All societies face a question about how the elderly are to obtain consumption in old age. The traditional answer was that parents would live with children. This answer was compatible with traditional social mores. This is changing dramatically through a combination of factors:

  1. Life expectancy is improving. Today in India, once a person has survived to age 60, survival till age 75 is the average outcome. When health and education is good, survival beyond age 80 is likely. This puts a whole new complexion to the problem, where people have to plan for two decades of life after retirement.
  2. Changes in society and culture are breaking down the joint family. It is hard for parents to spend twenty years after retirement with children. Labour mobility implies that children often work far away from where their parents are located.
  3. Traditionally, having an elderly family member was a low-cost affair. This is incompatible with modern standards for health expenses.

In this situation, formal mechanisms which generate old age income security for the elderly are desirable. So far, in India, the main strategy which has been taken towards meeting this objective is the establishment of the gigantic system of provident funds. These ask employees to put aside some money ("contributions") every month. These should yield a corpus at retirement date. This corpus can be converted into a monthly pension through "annuity providers" who convert a lump-sum payment (at age 60) for monthly payments till death.

At present, this system is unable to deliver old age income security. The average person leaves the PF system at age 60 with Rs.20,000 in assets. This is after a life of contributing at some of the highest rates in the world. We, in India, are asking workers to put aside above 20% of their income into the PF system, which is a steep sacrifice given low income levels. In exchange for this sacrifice, the system is unable to solve the problem of income security at age 60. In addition, the provident fund system is notorious for poor customer service and high administrative costs, which helps generate an atmosphere where workers view the PF as a tax. This inspires creative energies being applied to evasion.

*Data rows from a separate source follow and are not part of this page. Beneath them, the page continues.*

# danini/pose-graph-initialization

Measured on AMD Instinct MI355X. Metric: pose-graph edges/sec (essential+decompose), higher is better.
Workload: dtype f32 scoring / f64 solver; 1 GPU; configs[1]: 10000 pairs x 2000 corrs batched essential RANSAC + decompose per GPU; pairs_per_gpu=10000, corrs_per_pair=2000, mode=adaptive (confidence 0.99, cap 1000, rounds of 32), parallelism=pairs sharded over 1 GPU(s), exchange=none (single GPU)

## Files before the change

pose-graph-initialization_amd/csrc/pgi_kernels.hip:

```cpp
#include "pgi_device.hpp"
#include "pgi_internal.hpp"

#include <algorithm>
#include <condition_variable>
#include <mutex>
#include <new>
#include <string>
#include <thread>
#include <vector>
#include <cstdio>
#include <cstdlib>
#include <cstring>

namespace pgi {

constexpr int kMaxNW = 4;
constexpr uint32_t kNw1Pairs = 98304, kNw2Pairs = 12288;
constexpr int QCAP = 40;
constexpr double QMAGIC = 393216.0;

struct GcCtx {
    uint32_t* prev;
    uint32_t* msg;
    uint8_t* lab;
    uint32_t* last;
    const float* e_lds;
    uint32_t lambda64;
    uint32_t built;
};

template <int NW>
struct WgShared {
    float bestE[9];
    int best_score;
    uint32_t best_ninl;
    float candE[NW][9];
    int cand_score[NW];
    uint32_t cand_ninl[NW];
    uint32_t cand_hyp[NW];
    uint32_t wave_cnt[NW];
    uint32_t votes[4];
    uint32_t q_count[NW];
    uint32_t q_hyp[NW][QCAP];
    uint32_t pass_ctr;
    uint32_t nbar;
    uint32_t mask_cnt;
    int lo_score;
    uint32_t lo_ninl, lo_ni, lo_runs;
    float loE[9];
    double Rt[21];
    GcCtx gc;
};

struct K1Args {
    const float* x1;
    const float* y1;
    const float* x2;
    const float* y2;
    const uint64_t* off;
    const double* thr;
    const double* guess;
    const uint8_t* has_guess;
    pgi_edge* edges;
    uint8_t* masks;
    uint32_t n_pairs;
    uint32_t pts_cap;
    uint64_t pair_id_base;
    uint64_t seed;
    pgi_params prm;
    unsigned long long* prof;
    const uint32_t* pair_list;
    const uint32_t* pair_count;
    uint32_t* pair_head;
    const float* src_x1;
    const float* src_y1;
    const float* src_x2;
    const float* src_y2;
    uint32_t* gc_prev;
    uint32_t* gc_msg;
    uint32_t gc_lds_off;
};

template <int LDS_PTS>
struct Rows {
    const float4* lds;
    const float* x1;
    const float* y1;
    const float* x2;
    const float* y2;
    uint32_t n;
    uint32_t lds_n;
    PGI_DEV float4 get(uint32_t i) const {
        if constexpr (LDS_PTS == 1) {
            return lds[i];
        } else if constexpr (LDS_PTS == 2) {
            if (i < lds_n) return lds[i];
            const float nanv = __builtin_nanf("");
            if (i < n) return make_float4(x1[i], y1[i], x2[i], y2[i]);
            return make_float4(nanv, nanv, nanv, nanv);
        } else {
            const float nanv = __builtin_nanf("");
            if (i < n) return make_float4(x1[i], y1[i], x2[i], y2[i]);
            return make_float4(nanv, nanv, nanv, nanv);
// ... 187 lines not shown
        base -= 64u;
        const uint32_t i = base + (uint32_t)lane;
        const bool valid = i < n;
        const uint32_t w = valid ? gc_load(g.msg + i) : 0u;
        const uint32_t pv = valid ? gc_load(g.prev + i) : kGcNone;
        const uint32_t k = gc_word_k(w) & 31u;
        const int d = gc_word_delta(w);
        succ_of[lane] = 64u;
        wave_sync();
        if (valid && pv != kGcNone && pv >= base) succ_of[pv - base] = (uint32_t)lane;
        wave_sync();
        const uint32_t succ = succ_of[lane];
        wave_sync();
        uint32_t lab = (w >> 6) & 1u;
        if (succ == 64u && !((w >> 5) & 1u)) lab = d < 0 ? 1u : 0u;
        bool done = !valid || succ == 64u;
        const int sl = succ == 64u ? 0 : (int)succ;
        for (;;) {
            const uint64_t dm = __ballot(done);
            if (dm == ~0ull) break;
            const uint32_t ls = (uint32_t)__shfl((int)lab, sl), ks = (uint32_t)__shfl((int)k, sl);
            if (!done && ((dm >> sl) & 1ull)) {
                lab = gc_prev_label(ls, ks, d, k, lam);
                done = true;
            }
        }
        if (valid && pv != kGcNone && pv < base) {
            const uint32_t wp = gc_load(g.msg + pv);
            gc_store(g.msg + pv, wp | 32u | (gc_prev_label(lab, k, gc_word_delta(wp), gc_word_k(wp) & 31u, lam) << 6));
        }
        if (valid) g.lab[i] = (uint8_t)lab;
        cnt += (uint32_t)__popcll(__ballot(valid && lab));
        asm volatile("s_waitcnt vmcnt(0)" ::: "memory");
    }
    wave_sync();
    return cnt;
}

template <int LDS_PTS>
__device__ __noinline__ uint32_t gc_label_rows(const float4* lds, const float* x1, const float* y1, const float* x2, const float* y2, uint32_t n,
                                               uint32_t lds_n, uint32_t npad, float thr2, GcCtx* gp, int lane) {
    Rows<LDS_PTS> rows;
    rows.lds = lds;
    rows.x1 = x1; rows.y1 = y1; rows.x2 = x2; rows.y2 = y2;
    rows.n = n;
    rows.lds_n = lds_n;
    return gc_label_wave<LDS_PTS>(&rows, n, npad, thr2, gp, lane);
}

template <int LDS_PTS>
PGI_DEV uint32_t normal_matrix_wave(const Rows<LDS_PTS>& rows, uint32_t npad, const float E[9], float tau2,
                                    double* loA, double* tri, int lane, const uint8_t* lab = nullptr) {
    uint32_t cnt = 0;
#pragma unroll
    for (int blk = 0; blk < 3; ++blk) {
        constexpr int kLo[3] = {0, 17, 35}, kRow0[3] = {0, 2, 5}, kRow1[3] = {2, 5, 9}, kCnt[3] = {17, 18, 10};
        double S[18];
#pragma unroll
        for (int i = 0; i < 18; ++i) S[i] = 0.0;
        for (uint32_t base = 0; base < npad; base += 64) {
            const float4 p = rows.get(base + lane);
            float r2, den;
            sampson_terms(E, p.x, p.y, p.z, p.w, r2, den);
            const bool in = lab ? (base + (uint32_t)lane < rows.n && lab[base + lane] != 0) : (r2 < tau2 * den);
            if (blk == 0) cnt += __popcll(__ballot(in));
            if (in) {
                const double x1 = p.x, y1 = p.y, x2 = p.z, y2 = p.w;
                double a[9];
                a[0] = x2 * x1; a[1] = x2 * y1; a[2] = x2;
                a[3] = y2 * x1; a[4] = y2 * y1; a[5] = y2;
                a[6] = x1;      a[7] = y1;      a[8] = 1.0;
                constexpr int kTri[9] = {0, 9, 17, 24, 30, 35, 39, 42, 44};
#pragma unroll
                for (int ii = kRow0[blk]; ii < kRow1[blk]; ++ii)
#pragma unroll
                    for (int jj = ii; jj < 9; ++jj) {
                        const int k = kTri[ii] + (jj - ii) - kLo[blk];
                        double t = a[ii] * a[jj];
                        t = (t + QMAGIC) - QMAGIC;
                        S[k] = S[k] + t;
                    }
            }
        }
#pragma unroll
        for (int i = 0; i < kCnt[blk]; ++i) {
            const double v = wave_sum_exact(S[i]);
            if (lane == 0) tri[kLo[blk] + i] = v;
        }
    }
    wave_sync();
    if (lane < 45) {
        int i = 0, rem = lane;
        while (rem >= 9 - i) {
            rem -= 9 - i;
            ++i;
        }
        const int j = i + rem;
        const double v = tri[lane];
        loA[9 * i + j] = v;
        loA[9 * j + i] = v;
    }
    wave_sync();
    return cnt;
}

template <int LDS_PTS, int NW>
PGI_DEV uint32_t normal_matrix_wg(const Rows<LDS_PTS>& rows, uint32_t npad, const float E[9], float tau2,
                                  double* loA, double* partial, WgShared<NW>* sh, int tid) {
    constexpr int NT = NW * 64;
    const int lane = tid & 63, w = tid >> 6;
    uint32_t cnt = 0;
#pragma unroll
    for (int blk = 0; blk < 3; ++blk) {
        constexpr int kLo[3] = {0, 17, 35}, kRow0[3] = {0, 2, 5}, kRow1[3] = {2, 5, 9}, kCnt[3] = {17, 18, 10};
        double S[18];
#pragma unroll
        for (int i = 0; i < 18; ++i) S[i] = 0.0;
        for (uint32_t base = 0; base < npad; base += NT) {
            const uint32_t i = base + tid;
            const float nanv = __builtin_nanf("");
            const float4 p = (i < npad) ? rows.get(i) : make_float4(nanv, nanv, nanv, nanv);
            float r2, den;
            sampson_terms(E, p.x, p.y, p.z, p.w, r2, den);
            const bool in = r2 < tau2 * den;
            if (blk == 0) cnt += __popcll(__ballot(in));
            if (in) {
                const double x1 = p.x, y1 = p.y, x2 = p.z, y2 = p.w;
                double a[9];
                a[0] = x2 * x1; a[1] = x2 * y1; a[2] = x2;
                a[3] = y2 * x1; a[4] = y2 * y1; a[5] = y2;
                a[6] = x1;      a[7] = y1;      a[8] = 1.0;
                constexpr int kTri[9] = {0, 9, 17, 24, 30, 35, 39, 42, 44};
#pragma unroll
                for (int ii = kRow0[blk]; ii < kRow1[blk]; ++ii)
#pragma unroll
                    for (int jj = ii; jj < 9; ++jj) {
                        const int k = kTri[ii] + (jj - ii) - kLo[blk];
                        double t = a[ii] * a[jj];
                        t = (t + QMAGIC) - QMAGIC;
                        S[k] = S[k] + t;
                    }
            }
        }
#pragma unroll
        for (int i = 0; i < kCnt[blk]; ++i) {
            const double v = wave_sum_exact(S[i]);
            if (lane == 0) partial[45 * w + kLo[blk] + i] = v;
        }
    }
    if (lane == 0) sh->wave_cnt[w] = cnt;
    __syncthreads();
    if (tid < 45) {
        double v = partial[tid];
#pragma unroll
        for (int ww = 1; ww < NW; ++ww) v = v + partial[45 * ww + tid];
        int i = 0, rem = tid;
        while (rem >= 9 - i) {
            rem -= 9 - i;
            ++i;
        }
        const int j = i + rem;
        loA[9 * i + j] = v;
        loA[9 * j + i] = v;
    }
    uint32_t total = 0;
#pragma unroll
    for (int ww = 0; ww < NW; ++ww) total += sh->wave_cnt[ww];
    __syncthreads();
    return total;
}
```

The Ministry of Social Justice and Empowerment recently setup "Project OASIS" to rethink old age income security in India. Part of this effort was the creation of the Dave Committee to devise a new pension system in India. The report of this committee will be in two parts, and the first part was released recently. The argument of this report may be summarised as follows.

The existing systems are not working. As mentioned above, when the average person suffers a tax of 20% through life and then obtains Rs.25,000 upon retirement, the existing systems are simply not working. In addition, there is a serious gap in coverage, for the existing PF system only covers a minor fraction of the population.

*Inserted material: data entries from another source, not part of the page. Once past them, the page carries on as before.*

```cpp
typedef float KsF4v __attribute__((ext_vector_type(4)));
typedef short KsS4v __attribute__((ext_vector_type(4)));
// ... 252 lines not shown
  const int slot = lane / LG;
  float* keys = lds_all + (wave * PW + slot) * POS_WORDS;
  unsigned* hist = reinterpret_cast<unsigned*>(keys + HIST_OFF);
  const int e0 = gl * R;

  const float inf = __builtin_inff();
  LaneSel sel;
#pragma unroll
  for (int b = 0; b < 6; ++b) sel.s[b] = ((lane >> b) & 1) ? inf : -inf;
  for (int r = gl; r < R; r += LG) keys[r * ROW + Lay::END] = inf;
  const bool uniform = args.stride0 > 0 && args.stride1 > 0;
  double* recip = reinterpret_cast<double*>(lds_all + kWavesPerBlock * PW * POS_WORDS);
  if (uniform && threadIdx.x == 0) {
    const int64_t a0 = args.stride0 < args.stride1 ? args.stride0 : args.stride1;
    const int64_t a1 = args.stride0 < args.stride1 ? args.stride1 : args.stride0;
    recip[0] = 1.0 / (double)a0; recip[1] = 1.0 / (double)a1;
  }
  __syncthreads();

  int64_t count = args.npos;
  const int32_t* list = nullptr;
  if (args.alt_gates != nullptr && args.alt_gates[args.class_id] != 0) {
    count = args.alt_meta[args.class_id];
    list = args.alt_list + args.alt_meta[kClassStride + args.class_id];
  } else if (args.pos_list) {
    count = args.class_meta[args.class_id];
    list = args.pos_list + args.class_meta[kClassStride + args.class_id];
  }
  const int64_t items = (count + PW - 1) / PW;
  const int64_t wave_global = (int64_t)blockIdx.x * kWavesPerBlock + wave;
  const int64_t wave_stride = (int64_t)gridDim.x * kWavesPerBlock;

  struct Item { bool valid, swap; int m, q; int64_t pos, off_s, off_q; };
  auto describe = [&](int64_t it) {
    Item d;
    const int64_t li = it * PW + slot;
    d.valid = it < items && li < count;
    d.pos = d.valid ? (list ? (int64_t)list[li] : li) : 0;
    int64_t o0 = 0, o1 = 0; int n0 = 0, n1 = 0;
    if (d.valid) {
      if (args.stride0 > 0) { o0 = (int64_t)((uint64_t)(uint32_t)d.pos * (uint64_t)(uint32_t)args.stride0); n0 = (int)args.stride0; }
      else { o0 = args.off0[d.pos]; n0 = (int)(args.off0[d.pos + 1] - o0); }
      if (args.stride1 > 0) { o1 = (int64_t)((uint64_t)(uint32_t)d.pos * (uint64_t)(uint32_t)args.stride1); n1 = (int)args.stride1; }
      else { o1 = args.off1[d.pos]; n1 = (int)(args.off1[d.pos + 1] - o1); }
    }
    d.swap = n1 < n0;
    d.m = d.swap ? n1 : n0; d.q = d.swap ? n0 : n1;
    d.off_s = d.swap ? o1 : o0; d.off_q = d.swap ? o0 : o1;
    return d;
  };
  const float big = 3.4028234663852886e38f;
  using Q4Raw = typename std::conditional<DTYPE == 0, KsF4, KsS4>::type;
  using Q1Raw = typename std::conditional<DTYPE == 0, float, int16_t>::type;
  auto load_q4 = [&](const void* sig, int64_t off, int idx, bool have) -> Q4Raw {
    using T = Q1Raw;
    const T* src = have ? reinterpret_cast<const T*>(sig) + off + idx : reinterpret_cast<const T*>(kKsBig4);
    return ks_global_load<Q4Raw>(src);
  };
  auto q4_values = [&](float (&xq)[4], const Q4Raw& t, bool have) {
    if constexpr (DTYPE == 0) {
      (void)have;
      xq[0] = t.x; xq[1] = t.y; xq[2] = t.z; xq[3] = t.w;
    } else {
      xq[0] = have ? (float)t.x : big; xq[1] = have ? (float)t.y : big;
      xq[2] = have ? (float)t.z : big; xq[3] = have ? (float)t.w : big;
    }
  };
  auto load_q1 = [&](const void* sig, int64_t off, int idx, bool have) -> Q1Raw {
    using T = Q1Raw;
    return ks_global_load<T>(have ? reinterpret_cast<const T*>(sig) + off + idx : reinterpret_cast<const T*>(kKsBig4));
  };
  auto q1_value = [&](Q1Raw v, bool have) -> float {
    if constexpr (DTYPE == 0) { (void)have; return v; }
    else return have ? (float)v : big;
  };

  Item cur = describe(wave_global);
  constexpr bool PACKED = ks_packed_sort(R, LG, DTYPE);
  float x[R];
  unsigned pk[8];
  {
    KsRows<R, LG, DTYPE> first;
    first.request(cur.swap ? args.sig1 : args.sig0, cur.off_s, cur.m, gl);
    if constexpr (PACKED) first.finish_packed(pk, cur.m, gl);
    else first.finish(x, cur.m, gl);
  }
  __builtin_amdgcn_s_waitcnt(0x0F70);

  for (int64_t it = wave_global; it < items; it += wave_stride) {
    const bool valid = cur.valid;
    const int64_t pos = cur.pos;
    const int m = cur.m, q = cur.q;
    const void* sig_q = cur.swap ? args.sig0 : args.sig1;
    const int64_t off_q = cur.off_q;

    const int full = q / (4 * LG);
    const int tail = (q - full * (4 * LG) + LG - 1) / LG;
    int full_w = full, tail_w = tail;
    if constexpr (PW > 1) {
      full_w = 0; tail_w = 0;
#pragma unroll
      for (int s = 0; s < PW; ++s) {
        full_w = max(full_w, __builtin_amdgcn_readlane(full, s * LG));
        tail_w = max(tail_w, __builtin_amdgcn_readlane(tail, s * LG));
      }
    } else {
      full_w = __builtin_amdgcn_readfirstlane(full);
      tail_w = __builtin_amdgcn_readfirstlane(tail);
    }
    int slots = (full_w * 4 + tail_w) * LG;
    bool coop = false;
    if constexpr (PW > 1) {
      int coop_cost = 0;
#pragma unroll
      for (int sl = 0; sl < PW; ++sl) {
        const int qs = __builtin_amdgcn_readlane(q, sl * LG);
        const int fs = qs / 256;
        coop_cost += fs * 4 + (qs - fs * 256 + 63) / 64;
      }
      coop = coop_cost < full_w * 4 + tail_w;
    }
    const Item nxt = describe(it + wave_stride);
    KsRows<R, LG, DTYPE> rows_next;
    rows_next.request(nxt.swap ? args.sig1 : args.sig0, nxt.off_s, nxt.m, gl);
    constexpr bool PIPE_COOP = LG == 8;
    auto row_of_slot = [&](int sl, const void*& sg, int64_t& of, int& qn) {
      const int src = sl * LG;
      auto rl64 = [&](unsigned long long v) {
        const unsigned lo = (unsigned)__builtin_amdgcn_readlane((int)(unsigned)v, src);
        const unsigned hi = (unsigned)__builtin_amdgcn_readlane((int)(unsigned)(v >> 32), src);
        return ((unsigned long long)hi << 32) | (unsigned long long)lo;
      };
      sg = reinterpret_cast<const void*>((uintptr_t)rl64((unsigned long long)(uintptr_t)sig_q));
      of = (int64_t)rl64((unsigned long long)off_q);
      qn = __builtin_amdgcn_readlane(q, src);
    };
    const void* sig_c = sig_q; int64_t off_c = off_q; int q_c = q;
    int idx_a = 4 * gl, idx_t = full * (4 * LG) + gl;
    bool have_a = !coop && 0 < full, have_t = !coop && idx_t < q;
    if constexpr (PIPE_COOP) {
      if (coop) {
        row_of_slot(0, sig_c, off_c, q_c);
        idx_a = 4 * lane; idx_t = (q_c / 256) * 256 + lane; have_a = q_c >= 256; have_t = idx_t < q_c;
      }
    }
    Q4Raw ra = load_q4(sig_c, off_c, idx_a, have_a);
    Q1Raw rt = load_q1(sig_c, off_c, idx_t, have_t);

    if constexpr (PACKED) {
      seg_sort_packed16<LG>(pk, lane);
      unpack_sorted16<LG>(pk, x);
    } else {
      seg_sort_any<R, LG>(x, sel, lane);
    }
#pragma unroll
// ... 8 lines not shown
    for (int r = 0; r < R; ++r) hist[r * ROW + gl] = 0u;
    if (gl == LG - 1) hist[Lay::END] = 0u;
    __builtin_amdgcn_fence(__ATOMIC_RELEASE, "wavefront");
    __builtin_amdgcn_wave_barrier();

    const bool s_full = __ballot(m == Lay::C) != 0ull;

    auto rank_and_count = [&](auto nv_tag, auto full_tag, const float* kbase, const float* xq) {
      constexpr int NV = decltype(nv_tag)::value;
      constexpr bool FULL = decltype(full_tag)::value;
      const float* lp[NV];
#pragma unroll
      for (int e = 0; e < NV; ++e) lp[e] = ks_search<R, LG, false, FULL>(kbase, xq[e]);
      unsigned inc[NV];
#pragma unroll
      for (int e = 0; e < NV; ++e) inc[e] = (*lp[e] == xq[e]) ? 0x10001u : 0x10000u;
#pragma unroll
      for (int e = 0; e < NV; ++e) atomicAdd(reinterpret_cast<unsigned*>(const_cast<float*>(lp[e])) + HIST_OFF, inc[e]);
    };

    [[maybe_unused]] auto rank_and_count_tops = [&](auto nv_tag, const float* kbase, const KsTops& tops, const float* xq) {
      constexpr int NV = decltype(nv_tag)::value;
      const float* lp[NV];
#pragma unroll
      for (int e = 0; e < NV; ++e) lp[e] = ks_search_tops<R, LG>(kbase, xq[e], tops);
      unsigned inc[NV];
#pragma unroll
      for (int e = 0; e < NV; ++e) inc[e] = (*lp[e] == xq[e]) ? 0x10001u : 0x10000u;
#pragma unroll
      for (int e = 0; e < NV; ++e) atomicAdd(reinterpret_cast<unsigned*>(const_cast<float*>(lp[e])) + HIST_OFF, inc[e]);
    };

    __builtin_amdgcn_s_waitcnt(0x0F70);
    if (!coop) {
#pragma unroll 1
      for (int c = 0; c < full_w; ++c) {
        const Q4Raw rb = load_q4(sig_q, off_q, (c + 1) * (4 * LG) + 4 * gl, c + 1 < full);
        float xa[4];
        q4_values(xa, ra, c < full);
        if (s_full) rank_and_count(std::integral_constant<int, 4>{}, std::true_type{}, keys, xa);
        else rank_and_count(std::integral_constant<int, 4>{}, std::false_type{}, keys, xa);
        ra = rb;
      }
#pragma unroll 1
      for (int c = 0; c < tail_w; ++c) {
        float xq[1] = {q1_value(rt, full * (4 * LG) + c * LG + gl < q)};
        const int idx = full * (4 * LG) + (c + 1) * LG + gl;
        rt = load_q1(sig_q, off_q, idx, idx < q);
        if (s_full) rank_and_count(std::integral_constant<int, 1>{}, std::true_type{}, keys, xq);
        else rank_and_count(std::integral_constant<int, 1>{}, std::false_type{}, keys, xq);
      }
    } else {
      const int cfull = q / 256;
      slots = (cfull * 4 + (q - cfull * 256 + 63) / 64) * 64;
      if constexpr (PIPE_COOP) {
#pragma unroll 1
      for (int sl = 0; sl < PW; ++sl) {
        const void* sig_n = sig_c; int64_t off_n = off_c; int q_n = 0;
        if (sl + 1 < PW) row_of_slot(sl + 1, sig_n, off_n, q_n);
        const int nfs = q_n / 256;
        const Q4Raw na = load_q4(sig_n, off_n, 4 * lane, nfs > 0);
        const Q1Raw nt = load_q1(sig_n, off_n, nfs * 256 + lane, nfs * 256 + lane < q_n);
        const float* kb = lds_all + (wave * PW + sl) * POS_WORDS;
        const int fs = q_c / 256, ts = (q_c - fs * 256 + 63) / 64;
        const KsTops tops = ks_tops<R, LG>(kb);
#pragma unroll 2
// ... 213 lines not shown
```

Low contribution rates are not the problem. One obvious response to the situation would be to ask workers to tighten their belts and pay higher contribution rates. However, without structural changes to the pension system, higher contribution rates will simply not solve the problem. In any case, to ask for higher savings in an environment where India's workers are amongst the poorest in the world is not defensible. Our challenge is to find a way to harness these high contribution rates to genuinely obtain income security in old age.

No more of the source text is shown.